● SOURCE DATA
#ifdef COLATE_EM_TRACE
  unsigned long long trace_t0;
  asm volatile("s_memtime %0\n\ts_waitcnt lgkmcnt(0)" : "=s"(trace_t0)::"memory");
#endif
#ifdef COLATE_EM_STAMPS
  unsigned long long pro_t[10] = {0, 0, 0, 0, 0, 0, 0, 0, 0, 0};
#endif
  COLATE_PSTAMP(0)
  const double* epochs = p.epochs + (size_t)rep * p.epochs_stride;
  for (int i = tid; i < EPAD + 1; i += blockDim.x) s_t[i] = (i < E) ? epochs[i] : 0.0;
  for (int i = tid; i < kRows * EPAD + 2 * kNumBinArrays * APZ + 4 * EPAD + 4 * APZ; i += blockDim.x) s_ep[i] = 0.0;
  if (tid == 0) {
    s_misc[0] = A;
    s_misc[1] = 0;
    s_misc[2] = 0;
    s_misc[3] = 0;
  }
  if (tid < 8) {
    s_ll[tid] = 0.0;
    s_fail[tid] = 0;
  }
  if (tid < em::kExpTableDoubles) s_exptab[tid] = em::kExpTableDevice[tid];
  __syncthreads();
  COLATE_PSTAMP(1)
  for (int t = tid; t < AP; t += blockDim.x) {
    int kb = E;
    bool has_sh = false, has_ns = false;
    if (t < A) {
      const double a = p.age_grid[t];
      const double c1 = p.cnt_sh[(size_t)rep * A + t];
      const double c2 = p.cnt_ns[(size_t)rep * A + t];
      const double csh = (c1 > 0) ? c1 : 0.0;
      const double cns = (c2 > 0) ? c2 : 0.0;
      int first_gt = 0;
      for (int len = E; len > 0;) {
        const int half = len >> 1;
        if (!(a < s_t[first_gt + half])) {
          first_gt += half + 1;
          len -= half + 1;
        } else {
          len = half;
        }
      }
      kb = first_gt - 1;
      if (kb < 0) kb = 0;
      s_cnt[t] = csh;
      s_cnt[APZ + t] = cns;
      s_age[t] = a;
      has_sh = csh > 0;
      has_ns = cns > 0;
// ... 125 lines not shown
        const int half = len >> 1;
        if (s_kb[lo + half] < e) {
          lo += half + 1;
          len -= half + 1;
        } else {
          len = half;
        }
      }
      for (int len = A; len > 0;) {
        const int half = len >> 1;
        if (s_kb[hi + half] <= e) {
          hi += half + 1;
          len -= half + 1;
        } else {
          len = half;
        }
      }
      const int lo_c = lo < nzlo ? nzlo : (lo > nzhi ? nzhi : lo);
      n_before = lo_c - nzlo;
    }
    {
      int b0 = __builtin_amdgcn_readfirstlane(hi);
      if (b0 < nzlo) b0 = nzlo;
      for (int b = b0; b < nzhi; b += 8) {
        double v[8];
#pragma unroll
        for (int j = 0; j < 8; j++) v[j] = s_cnt[role * APZ + b + j];
#pragma unroll
        for (int j = 0; j < 8; j++) {
          c_later += (ep_on[c] && b + j >= hi && b + j < nzhi) ? v[j] : 0.0;
        }
      }
    }
    C0[c] = c_later;
    nlt[c] = n_before;
    const int clo = (lo > nzlo ? lo : nzlo) - nzlo, chi = (hi < nzhi ? hi : nzhi) - nzlo;
    seg_hi[c] = chi;
    slot0[c] = slot1[c] = slot2[c] = AP;
    row_x[c] = 1;
    row_hi[c] = 0;
    if (clo < chi) {
      const int r0 = clo >> 4, r1 = (chi - 1) >> 4;
      slot0[c] = (r0 * 16 + 15 < chi - 1) ? r0 * 16 + 15 : chi - 1;
      if (r1 > r0) slot1[c] = ((r0 + 1) * 16 + 15 < chi - 1) ? (r0 + 1) * 16 + 15 : chi - 1;
      if (r1 > r0 + 1) slot2[c] = ((r0 + 2) * 16 + 15 < chi - 1) ? (r0 + 2) * 16 + 15 : chi - 1;
      row_x[c] = r0 + 3;
      row_hi[c] = r1;
    }
  }
  if (role == 0) {
    const double from_below = dpp_d<WAVE_SHR1, 0xf, true>(0.0, C0[NCH - 1]);
#pragma unroll
    for (int c = 0; c < NCH; c++) {
      const double c_ge = (c == 0) ? (lane == 0 ? c_all : from_below) : C0[c - 1];
      eta_e[c] = dt_e[c] * (kIntegResidue * c_ge);
    }
  }
  bool more_rows[NCH];
  bool third_row = false;
#pragma unroll
  for (int c = 0; c < NCH; c++) {
    more_rows[c] = (ballot64(row_x[c] <= row_hi[c]) != 0);
    third_row |= (ballot64(slot2[c] != AP) != 0);
  }
  __syncthreads();
  COLATE_PSTAMP(6)
  if (!TPUT && grp >= NB) return;
  const bool leader = (grp == 0);
  constexpr bool kFreeBuild = !TPUT && NCH == 1 && WPE == 2;
  const int verdict_wave = (!TPUT && NB >= 2 && NCH != 2) ? (kFreeBuild ? 1 : 2) : 0;
  const bool tracker = (wave == verdict_wave);
  constexpr int erows = EROWS;
  constexpr bool kFree = kFreeBuild;
  double aff_nosrc[4] = {0.0, 0.0, 0.0, 0.0};
  if (kFree) {
    aff_nosrc[0] = (lane & 15) < 1 ? 1.0 : 0.0;
    aff_nosrc[1] = (lane & 15) < 2 ? 1.0 : 0.0;
    aff_nosrc[2] = (lane & 15) < 4 ? 1.0 : 0.0;
    aff_nosrc[3] = (lane & 15) < 8 ? 1.0 : 0.0;
  }
  const int p1b_wave = (kFree && NB >= 2) ? 3 : 1;
  const int nwave_live = 2 * NB;
  (void)nwave_live;

  int my_flags = 0;
  constexpr double kTinyNum = 1e-280;
  unsigned tr_min[NCH], tr_max[NCH];
  int tr_noisy = 0;
#pragma unroll
  for (int c = 0; c < NCH; c++) tr_min[c] = 0xffffffffu, tr_max[c] = 0u;
  constexpr double kNoisyRatio = 1.0e6;
  double noisy_thr[NCH];
#pragma unroll
  for (int c = 0; c < NCH; c++)
    noisy_thr[c] = (double)(ep_of(c)) <= s_ll[10] ? kNoisyRatio * (dt_e[c] * (kIntegResidue * (s_ll[8] + s_ll[9]))) : 0.0;
  unsigned long long prev_fail = 0;
  unsigned long long ep_mask[NCH];
#pragma unroll
  for (int c = 0; c < NCH; c++) ep_mask[c] = ballot64(ep_on[c]);
  const double thr = 1.0 - p.rel_tol;
  double ll = -__builtin_inf(), prev_ll = -__builtin_inf();
  int iter = 0;
  const int max_iter = (MODE == 1) ? 1 : p.max_iter;
  double* out_mine = s_out + role * kNumBinArrays * APZ;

● WORK TO COMPLETE
Return the material exactly as it stands above, but only from its first line to the line containing "COLATE_PSTAMP(0)", both ends included.

● ANSWER BOX
#ifdef COLATE_EM_TRACE
  unsigned long long trace_t0;
  asm volatile("s_memtime %0\n\ts_waitcnt lgkmcnt(0)" : "=s"(trace_t0)::"memory");
#endif
#ifdef COLATE_EM_STAMPS
  unsigned long long pro_t[10] = {0, 0, 0, 0, 0, 0, 0, 0, 0, 0};
#endif
  COLATE_PSTAMP(0)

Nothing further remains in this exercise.